Wednesday, March 04, 2009

A Cigar with Sal

The night was late. The drinks were deep. The cigar bar was located well off the Strip, hidden in the depths of the side streets and alleys.

The man seemed to be waiting for me, his steel-grey eyes framed by his steel-grey hair. He beckoned me to him, his hand waving me to him behind a cloud of cigar smoke.

“Come. You talk to me. You are?”

“WM”

“WM. We talk.” The alcohol flowing through my veins substituted trust, the fatigue in my mind replaced wary, and I gave him my complete and utter confidence. I sat down with my cigar and listened.

“I am Salvatore, you call me Sal. And now we talk of things, you and I, and I tell you of the World.” I stared into his eyes. Even at forty I felt a child beside this man. His cold grey eyes had seen so much more than me. This man had seen and experienced The World.

“The world is in a difficult place, my friend. I have been in Vegas for over thirty years. Recessions have come and gone, but nothing, nothing has been like what I am seeing today. My restaurant”, he waved aimlessly around him, “ My restaurant, the food receipts are down ten percent, the bar is down over thirty percent. I have never seen what I am seeing today. Even the conventions like you are attending do not help my business.”

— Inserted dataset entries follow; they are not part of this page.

# MasterBin-IIAU/Unicorn

Hardware: NVIDIA H100
Metric: frames/sec (higher is better)
Workload: dtype bf16

## Files before the change

### unicorn_b200/csrc/dwconv_mma.cu

```cuda
#include "uc_ptx.cuh"
#include "uc_common.h"
#include "../../include/unicorn_b200.h"
#include <algorithm>

namespace uc {

constexpr int kMmTW = 16, kMmTH = 16, kMmCH = 32;
constexpr int kMmHW = kMmTW + 8, kMmHH = kMmTH + 6;
constexpr int kMmPixBytes = kMmCH * 2;
constexpr int kMmStageBytes = kMmHH * kMmHW * kMmPixBytes;
constexpr int kMmPlaneBytes = kMmHH * kMmHW * 2;
constexpr int kMmPlanarBytes = kMmCH * kMmPlaneBytes;
constexpr int kMmPairBytes = kMmCH * 7 * 8 * 4;
constexpr int kMmQBytes = kMmPairBytes + kMmCH * 4;
constexpr int kMmSmem = kMmStageBytes + kMmPlanarBytes + kMmQBytes + 128 + 128;
constexpr int kMmWarps = 4, kMmCtasPerSm = 3;

struct alignas(64) DwMmaParams {
  CUtensorMap tmX;
  const uint8_t* qtab;
  uint16_t* y;
  int* work_counter;
  int H, W, C, B, tiles_w, tiles_h, n_items;
};

__device__ __forceinline__ int mm_plane(int c) { return (c & 7) * 4 + (c >> 3); }

__device__ __forceinline__ void bulk_load_1d(void* smem, const void* gmem, uint32_t bytes, uint64_t* bar) {
  asm volatile("cp.async.bulk.shared::cluster.global.mbarrier::complete_tx::bytes [%0], [%1], %2, [%3];" ::"r"(smem_u32(smem)), "l"(gmem),
               "r"(bytes), "r"(smem_u32(bar))
               : "memory");
}

struct DwFrag {
  uint32_t a[2][6];
  uint32_t q[2];
};

__global__ void __launch_bounds__(kMmWarps * 32, kMmCtasPerSm) dwconv7_mma_kernel(const __grid_constant__ DwMmaParams p) {
  constexpr int CPW = kMmCH / kMmWarps;
  extern __shared__ uint8_t dsm_raw[];
  uint8_t* stage = dsm_raw + ((128u - (smem_u32(dsm_raw) & 127u)) & 127u);
  uint8_t* planar = stage + kMmStageBytes;
  uint8_t* qs = planar + kMmPlanarBytes;
  uint64_t* bar = reinterpret_cast<uint64_t*>(qs + kMmQBytes);
  volatile int* s_info = reinterpret_cast<volatile int*>(bar + 2);
  const int lane = threadIdx.x & 31, warp = threadIdx.x >> 5;
  const int g = lane >> 2, t = lane & 3;
  if (threadIdx.x == 0) {
    prefetch_tmap(&p.tmX);
    mbar_init(&bar[0], 1);
    mbar_init(&bar[1], 1);
    fence_barrier_init();
  }
  __syncthreads();
  pdl_wait();
  pdl_launch_dependents();
  const int tiles_img = p.tiles_w * p.tiles_h, tiles_chunk = tiles_img * p.B;
  int static_next = blockIdx.x;
  auto fetch = [&]() {
    if (p.work_counter) return atomicAdd(p.work_counter, 1);
    const int item = static_next;
    static_next += gridDim.x;
    return item;
  };
  auto issue = [&](int slot, int item) {
    volatile int* info = s_info + slot * 4;
    if (item >= p.n_items) {
      info[0] = -1;
      mbar_arrive(&bar[0]);
      return;
    }
    const int chunk = item / tiles_chunk, tt0 = item - chunk * tiles_chunk;
    const int b = tt0 / tiles_img, tt = tt0 - b * tiles_img;
    const int oh0 = (tt / p.tiles_w) * kMmTH, ow0 = (tt % p.tiles_w) * kMmTW;
    info[0] = chunk; info[1] = b; info[2] = oh0; info[3] = ow0;
    mbar_arrive_expect_tx(&bar[0], kMmStageBytes);
    tma_load_4d(stage, &p.tmX, &bar[0], chunk * kMmCH, ow0 - 4, oh0 - 3, b);
  };
  int pending = 0;
  if (threadIdx.x == 0) {
    issue(0, fetch());
    pending = fetch();
  }
  const int fc = warp * CPW;
  const uint32_t planar_w = smem_u32(planar) + mm_plane(fc) * kMmPlaneBytes;
  const uint32_t lm4 = planar_w + static_cast<uint32_t>((((lane & 7) + ((lane >> 3) & 1) * 8) * kMmHW + (lane >> 4) * 8) * 2);
  const uint32_t lm2 = planar_w + static_cast<uint32_t>(((lane & 15) * kMmHW + 16) * 2);
  const int d = 2 * t - g - 1;
  const bool first = d >= -1;
  const uint32_t q_lane = smem_u32(qs) + static_cast<uint32_t>((fc * 7 * 8 + (first ? d + 1 : d + 9)) * 4);
  const float* bias_s = reinterpret_cast<const float*>(qs + kMmPairBytes) + fc;
  const int tq = lane & 3, tsw = (lane >> 2) & 1;
  const uint32_t sel_lo = tsw ? 0x1054u : 0x5410u, sel_hi = tsw ? 0x3276u : 0x7632u;
  auto load_frag = [&](int s, DwFrag& f) {
    const int kh = s % 7;
#pragma unroll
    for (int j = 0; j < 2; ++j) {
      const int c = (s / 7) * 2 + j;
      const uint32_t off = static_cast<uint32_t>(c * 4 * kMmPlaneBytes + kh * (kMmHW * 2));
      asm volatile("ldmatrix.sync.aligned.m8n8.x4.shared.b16 {%0,%1,%2,%3}, [%4];"
                   : "=r"(f.a[j][0]), "=r"(f.a[j][1]), "=r"(f.a[j][2]), "=r"(f.a[j][3]) : "r"(lm4 + off));
      asm volatile("ldmatrix.sync.aligned.m8n8.x2.shared.b16 {%0,%1}, [%2];" : "=r"(f.a[j][4]), "=r"(f.a[j][5]) : "r"(lm2 + off));
      asm volatile("ld.shared.b32 %0, [%1];" : "=r"(f.q[j]) : "r"(q_lane + static_cast<uint32_t>((c * 7 + kh) * 32)));
    }
  };
  int prev_chunk = -1;
  uint32_t q_phase = 0;
  for (int it = 0;; ++it) {
    mbar_wait(&bar[0], it & 1);
    const int chunk = s_info[(it & 1) * 4 + 0];
    if (chunk < 0) break;
    const int b = s_info[(it & 1) * 4 + 1], oh0 = s_info[(it & 1) * 4 + 2], ow0 = s_info[(it & 1) * 4 + 3];
    const int c0 = chunk * kMmCH + fc;
    const bool new_chunk = chunk != prev_chunk;
    prev_chunk = chunk;
    if (new_chunk && threadIdx.x == 0) {
      mbar_arrive_expect_tx(&bar[1], kMmQBytes);
      bulk_load_1d(qs, p.qtab + static_cast<size_t>(chunk) * kMmQBytes, kMmQBytes, &bar[1]);
    }
    {
      const uint4* st = reinterpret_cast<const uint4*>(stage);
#pragma unroll 3
      for (int pp = warp * 8 + (lane >> 2); pp < kMmHH * kMmHW / 2; pp += kMmWarps * 8) {
        const uint4 va = st[(2 * pp + tsw) * 4 + tq];
        const uint4 vb = st[(2 * pp + (tsw ^ 1)) * 4 + tq];
        const uint32_t wa[4] = {va.x, va.y, va.z, va.w}, wb[4] = {vb.x, vb.y, vb.z, vb.w};
        uint8_t* dst = planar + pp * 4;
#pragma unroll
        for (int j = 0; j < 8; ++j)
          *reinterpret_cast<uint32_t*>(dst + mm_plane(tq * 8 + j) * kMmPlaneBytes) = __byte_perm(wa[j >> 1], wb[j >> 1], j & 1 ? sel_hi : sel_lo);
      }
    }
    __syncthreads();
    if (threadIdx.x == 0) {
      issue((it + 1) & 1, pending);
      pending = fetch();
    }
    if (new_chunk) {
      mbar_wait(&bar[1], q_phase);
      q_phase ^= 1;
    }
    if (c0 < p.C) {
      float acc[CPW][2][4];
#pragma unroll
      for (int c = 0; c < CPW; ++c) {
        const float bv = bias_s[c];
#pragma unroll
        for (int e = 0; e < 4; ++e) acc[c][0][e] = acc[c][1][e] = bv;
      }
      DwFrag fr[2];
      load_frag(0, fr[0]);
#pragma unroll
      for (int s = 0; s < CPW / 2 * 7; ++s) {
        if (s + 1 < CPW / 2 * 7) load_frag(s + 1, fr[(s + 1) & 1]);
        const DwFrag& f = fr[s & 1];
#pragma unroll
        for (int j = 0; j < 2; ++j) {
          const int c = (s / 7) * 2 + j;
          const uint32_t b0 = first ? f.q[j] : 0u, b1 = first ? 0u : f.q[j];
#pragma unroll
          for (int nb = 0; nb < 2; ++nb)
            asm volatile("mma.sync.aligned.m16n8k16.row.col.f32.bf16.bf16.f32 {%0,%1,%2,%3}, {%4,%5,%6,%7}, {%8,%9}, {%0,%1,%2,%3};"
                         : "+f"(acc[c][nb][0]), "+f"(acc[c][nb][1]), "+f"(acc[c][nb][2]), "+f"(acc[c][nb][3])
                         : "r"(f.a[j][2 * nb]), "r"(f.a[j][2 * nb + 1]), "r"(f.a[j][2 * nb + 2]), "r"(f.a[j][2 * nb + 3]), "r"(b0), "r"(b1));
        }
      }
      uint16_t* yb = p.y + ((static_cast<size_t>(b) * p.H + oh0) * p.W + ow0) * p.C + c0;
#pragma unroll
      for (int nb = 0; nb < 2; ++nb)
#pragma unroll
        for (int e = 0; e < 4; ++e) {
          const int r = g + (e >> 1) * 8, cl = nb * 8 + 2 * t + (e & 1);
          if (oh0 + r < p.H && ow0 + cl < p.W) {
            uint4 o;
            o.x = pack_bf16(acc[0][nb][e], acc[1][nb][e]); o.y = pack_bf16(acc[2][nb][e], acc[3][nb][e]);
            o.z = pack_bf16(acc[4][nb][e], acc[5][nb][e]); o.w = pack_bf16(acc[6][nb][e], acc[7][nb][e]);
            *reinterpret_cast<uint4*>(yb + (static_cast<size_t>(r) * p.W + cl) * p.C) = o;
          }
        }
    }
    __syncthreads();
  }
}

}

using namespace uc;

extern "C" int uc_dwconv7_mma(const void* x_bf16, const void* qtab, void* y_bf16, int B, int H, int W, int C,
                              int* work_counter, void* stream_v) {
  cudaStream_t stream = static_cast<cudaStream_t>(stream_v);
  if (!x_bf16 || !qtab || !y_bf16) return set_error(UC_EINVAL, "uc_dwconv7_mma: null pointer");
  if (x_bf16 == y_bf16) return set_error(UC_EINVAL, "uc_dwconv7_mma: not an in-place operation");
  if (B < 1 || H < 1 || W < 1 || C < 8 || C % 8) return set_error(UC_EINVAL, "uc_dwconv7_mma: C must be a multiple of 8");
  if ((reinterpret_cast<uintptr_t>(x_bf16) | reinterpret_cast<uintptr_t>(y_bf16) | reinterpret_cast<uintptr_t>(qtab)) & 15) return set_error(UC_EINVAL, "uc_dwconv7_mma: 16-byte aligned maps");
  int rc = ensure_driver();
  if (rc) return rc;
  DwMmaParams p;
  memset(&p, 0, sizeof(p));
  {
    uint64_t dims[4] = {static_cast<uint64_t>(C), static_cast<uint64_t>(W), static_cast<uint64_t>(H), static_cast<uint64_t>(B)};
    uint64_t strides[3] = {static_cast<uint64_t>(C) * 2, static_cast<uint64_t>(W) * C * 2, static_cast<uint64_t>(H) * W * C * 2};
    uint32_t box[4] = {kMmCH, kMmHW, kMmHH, 1};
    rc = encode_tmap(&p.tmX, CU_TENSOR_MAP_DATA_TYPE_BFLOAT16, 4, x_bf16, dims, strides, box, CU_TENSOR_MAP_SWIZZLE_NONE);
    if (rc) return rc;
  }
  p.qtab = static_cast<const uint8_t*>(qtab);
  p.y = static_cast<uint16_t*>(y_bf16);
  p.work_counter = work_counter;
  p.H = H; p.W = W; p.C = C; p.B = B;
  p.tiles_w = (W + kMmTW - 1) / kMmTW;
  p.tiles_h = (H + kMmTH - 1) / kMmTH;
  const long items = static_cast<long>(p.tiles_w) * p.tiles_h * B * ((C + kMmCH - 1) / kMmCH);
  if (items > 0x7fffffffL) return set_error(UC_EINVAL, "uc_dwconv7_mma: too many tiles");
  p.n_items = static_cast<int>(items);
  static PerDeviceFlag attr_dev;
  bool& attr = attr_dev.get();
  if (!attr) {
    cudaError_t e = cudaFuncSetAttribute(dwconv7_mma_kernel, cudaFuncAttributeMaxDynamicSharedMemorySize, kMmSmem);
    if (e != cudaSuccess) return set_error(static_cast<int>(e), "uc_dwconv7_mma: cudaFuncSetAttribute: %s", cudaGetErrorString(e));
    attr = true;
  }
  const int grid = static_cast<int>(std::min<long>(items, static_cast<long>(num_sms()) * kMmCtasPerSm));
  cudaError_t e = launch_pdl(dwconv7_mma_kernel, dim3(grid), dim3(kMmWarps * 32), kMmSmem, stream, p);
  if (e != cudaSuccess) return set_error(static_cast<int>(e), "uc_dwconv7_mma launch: %s", cudaGetErrorString(e));
  return check_launch("uc_dwconv7_mma");
}
```

Measured before the change: 182.6.

## Stage depthwise-conv output tile in swizzled smem and write with TMA store

Instead of each thread issuing scattered 16-byte global stores with bounds checks, the accumulators are packed into a 64B-swizzled shared-memory tile, reusing the planar buffer, and stored with a single TMA tensor store per tile. TMA clips out-of-bounds rows and columns, which removes the per-element bounds checks. The cost is extra __syncthreads barriers, a proxy fence, and a wait-for-read on the store before the buffer is reused, which serialises part of the loop. Each store also carries a risk if the 512-aligned tile offset inside the planar region does not fit.

```diff
diff --git a/unicorn_b200/csrc/dwconv_mma.cu b/unicorn_b200/csrc/dwconv_mma.cu
--- a/unicorn_b200/csrc/dwconv_mma.cu
+++ b/unicorn_b200/csrc/dwconv_mma.cu
@@ -18,8 +18,8 @@
 
 struct alignas(64) DwMmaParams {
   CUtensorMap tmX;
+  CUtensorMap tmY;
   const uint8_t* qtab;
-  uint16_t* y;
   int* work_counter;
   int H, W, C, B, tiles_w, tiles_h, n_items;
 };
@@ -49,6 +49,7 @@
   const int g = lane >> 2, t = lane & 3;
   if (threadIdx.x == 0) {
     prefetch_tmap(&p.tmX);
+    prefetch_tmap(&p.tmY);
     mbar_init(&bar[0], 1);
     mbar_init(&bar[1], 1);
     fence_barrier_init();
@@ -110,7 +111,10 @@
   for (int it = 0;; ++it) {
     mbar_wait(&bar[0], it & 1);
     const int chunk = s_info[(it & 1) * 4 + 0];
-    if (chunk < 0) break;
+    if (chunk < 0) {
+      if (threadIdx.x == 0) tma_store_wait_all();
+      break;
+    }
     const int b = s_info[(it & 1) * 4 + 1], oh0 = s_info[(it & 1) * 4 + 2], ow0 = s_info[(it & 1) * 4 + 3];
     const int c0 = chunk * kMmCH + fc;
     const bool new_chunk = chunk != prev_chunk;
@@ -141,8 +145,9 @@
       mbar_wait(&bar[1], q_phase);
       q_phase ^= 1;
     }
-    if (c0 < p.C) {
-      float acc[CPW][2][4];
+    const bool active = c0 < p.C;
+    float acc[CPW][2][4];
+    if (active) {
 #pragma unroll
       for (int c = 0; c < CPW; ++c) {
         const float bv = bias_s[c];
@@ -166,19 +171,28 @@
                          : "r"(f.a[j][2 * nb]), "r"(f.a[j][2 * nb + 1]), "r"(f.a[j][2 * nb + 2]), "r"(f.a[j][2 * nb + 3]), "r"(b0), "r"(b1));
         }
       }
-      uint16_t* yb = p.y + ((static_cast<size_t>(b) * p.H + oh0) * p.W + ow0) * p.C + c0;
+    }
+    __syncthreads();
+    uint8_t* tile = planar + ((512u - (smem_u32(planar) & 511u)) & 511u);
+    if (active) {
 #pragma unroll
       for (int nb = 0; nb < 2; ++nb)
 #pragma unroll
         for (int e = 0; e < 4; ++e) {
           const int r = g + (e >> 1) * 8, cl = nb * 8 + 2 * t + (e & 1);
-          if (oh0 + r < p.H && ow0 + cl < p.W) {
-            uint4 o;
-            o.x = pack_bf16(acc[0][nb][e], acc[1][nb][e]); o.y = pack_bf16(acc[2][nb][e], acc[3][nb][e]);
-            o.z = pack_bf16(acc[4][nb][e], acc[5][nb][e]); o.w = pack_bf16(acc[6][nb][e], acc[7][nb][e]);
-            *reinterpret_cast<uint4*>(yb + (static_cast<size_t>(r) * p.W + cl) * p.C) = o;
-          }
+          uint4 o;
+          o.x = pack_bf16(acc[0][nb][e], acc[1][nb][e]); o.y = pack_bf16(acc[2][nb][e], acc[3][nb][e]);
+          o.z = pack_bf16(acc[4][nb][e], acc[5][nb][e]); o.w = pack_bf16(acc[6][nb][e], acc[7][nb][e]);
+          const uint32_t off = (r * kMmTW + cl) * 64 + warp * 16;
+          *reinterpret_cast<uint4*>(tile + (off ^ (((off >> 7) & 3) << 4))) = o;
         }
+    }
+    fence_proxy_async();
+    __syncthreads();
+    if (threadIdx.x == 0) {
+      tma_store_4d(&p.tmY, tile, chunk * kMmCH, ow0, oh0, b);
+      tma_store_commit();
+      tma_store_wait_read();
     }
     __syncthreads();
   }
@@ -205,9 +219,11 @@
     uint32_t box[4] = {kMmCH, kMmHW, kMmHH, 1};
     rc = encode_tmap(&p.tmX, CU_TENSOR_MAP_DATA_TYPE_BFLOAT16, 4, x_bf16, dims, strides, box, CU_TENSOR_MAP_SWIZZLE_NONE);
     if (rc) return rc;
+    uint32_t ybox[4] = {kMmCH, kMmTW, kMmTH, 1};
+    rc = encode_tmap(&p.tmY, CU_TENSOR_MAP_DATA_TYPE_BFLOAT16, 4, y_bf16, dims, strides, ybox, CU_TENSOR_MAP_SWIZZLE_64B);
+    if (rc) return rc;
   }
   p.qtab = static_cast<const uint8_t*>(qtab);
-  p.y = static_cast<uint16_t*>(y_bf16);
   p.work_counter = work_counter;
   p.H = H; p.W = W; p.C = C; p.B = B;
   p.tiles_w = (W + kMmTW - 1) / kMmTW;
```

New measurement: 186.0 (median of 6 runs). 1.9% higher.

I did not ask him how he knew I was at a convention. He would know. He continued. “And the real estate. Condominiums were sold before they are built. For hundreds of thousand of dollars. And now those owners. Those owners lose everything. Sometimes the buildings are not being built. All. All of them bankrupt.”

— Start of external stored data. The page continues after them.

# darrenjkt/SEE-VCN

Hardware: AMD Instinct MI355X
Metric: scenes/sec (VCN+voxel+spconv fwd+bwd) (higher is better)
Workload: dtype f32; 1 GPU; VCN_VC fwd on 64 objects x 1024 pts -> kNN surface select (k=30) -> largest DBSCAN cluster (eps 0.4) -> unique + replace (<0.1 m) into 16 KITTI-shaped 64-beam scenes (21.0k pts in range each) -> DynMeanVFE -> VoxelBackBone8x + HeightCompression fwd+bwd + SGD (BASELINE configs[1]+[2]); scenes_per_gpu=16, objects_per_gpu=64, points_per_object=1024, geometry=KITTI [0,-40,-3,70.4,40,1] @ [0.05,0.05,0.1] -> sparse [41,1600,1408], parallelism=dp1, input_side=side stream, one batch ahead (every step = 1 front + 1 compute)

## Files before the change

include/seevcn_hip.h:

```cpp
#ifndef SEEVCN_HIP_H
#define SEEVCN_HIP_H

#include <stddef.h>
#include <stdint.h>

#ifdef __cplusplus
extern "C" {
#endif

#define SV_OK 0
#define SV_ERR_ARG 1
#define SV_ERR_HIP 2

#define SV_ABI_VERSION 1

int sv_abi_version(void);
const char* sv_last_error(void);
int sv_measure_build(void);

size_t sv_index_persistent_bytes(int64_t ncells);
size_t sv_index_scratch_bytes(int64_t ncells);

size_t sv_voxelize_dynamic_scratch_bytes(int64_t num_points, int64_t ncells, int64_t capacity);
int sv_voxelize_dynamic(const float* points, int64_t num_points, int point_stride, int num_features,
// ... 293 lines not shown
int sv_weighted_smooth_l1_loss(const float* input, const float* target, const float* code_weights, const float* weights, int64_t n_rows,
                               int num_codes, float beta, const float* grad_out, float* out, void* stream);

int sv_center_assign_targets(const float* gt_boxes, int batch, int max_gt, int box_dim, int num_heads, int num_class,
                             const int32_t* cls_to_local, const int32_t* head_num_class, const int32_t* head_cls_offset, int total_cls,
                             int fm_w, int fm_h, float x_min, float y_min, float voxel_x, float voxel_y, float fm_stride,
                             int num_max_objs, float gaussian_overlap, int min_radius, float* heatmaps, float* target_boxes,
                             int64_t* inds, int64_t* masks, void* stream);

int sv_ball_query_batch(int batch, int n, int m, float radius, int nsample, const float* new_xyz, const float* xyz, int32_t* idx,
                        void* stream);
int sv_group_points_batch(int batch, int c, int n, int npoints, int nsample, const float* points, const int32_t* idx, float* out,
                          void* stream);
int sv_group_points_grad_batch(int batch, int c, int n, int npoints, int nsample, const float* grad_out, const int32_t* idx,
                               float* grad_points, void* stream);
int sv_gather_points_batch(int batch, int c, int n, int npoints, const float* points, const int32_t* idx, float* out, void* stream);
int sv_gather_points_grad_batch(int batch, int c, int n, int npoints, const float* grad_out, const int32_t* idx, float* grad_points,
                                void* stream);
int sv_three_nn_batch(int batch, int n, int m, const float* unknown, const float* known, float* dist2, int32_t* idx, void* stream);
int sv_three_interpolate_batch(int batch, int c, int m, int n, const float* points, const int32_t* idx, const float* weight, float* out,
                               void* stream);
int sv_three_interpolate_grad_batch(int batch, int c, int n, int m, const float* grad_out, const int32_t* idx, const float* weight,
                                    float* grad_points, void* stream);
size_t sv_group_points_grad_batch_ordered_scratch_bytes(int batch, int n, int npoints, int nsample);
int sv_group_points_grad_batch_ordered(int batch, int c, int n, int npoints, int nsample, const float* grad_out, const int32_t* idx,
                                       void* scratch, float* grad_points, void* stream);
size_t sv_gather_points_grad_batch_ordered_scratch_bytes(int batch, int n, int npoints);
int sv_gather_points_grad_batch_ordered(int batch, int c, int n, int npoints, const float* grad_out, const int32_t* idx, void* scratch,
                                        float* grad_points, void* stream);
size_t sv_three_interpolate_grad_batch_ordered_scratch_bytes(int batch, int n, int m);
int sv_three_interpolate_grad_batch_ordered(int batch, int c, int n, int m, const float* grad_out, const int32_t* idx, const float* weight,
                                            void* scratch, float* grad_points, void* stream);
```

I inhaled my cigar, savoring the pungent aroma, trying to enjoy the taste, but his weary message made it difficult to enjoy my guilty pleasure.

“I tell you, my friend, this is nothing like we have seen before. It will be years, years before it passes.”

I nodded silently, letting the older man continue his rant. “The best years. Those were the 60s, the 70s”. He smiled ruefully. “My friend, do you know what the women were like back then?” He smiled at me and I nodded my head no, telling him I was barely born.

He laughed out loud. “Oh my God! The women! But today…they are like the economy, both are now are so cold!” He laughed at his own joke, then shrugged his shoulders.

“SoWM,all I can say to you is to enjoy what you have today, because things are only going to get more difficult, my friend. We are entering a new world.”

He gazed at me through the cigar smoke, as if daring me to take his advice.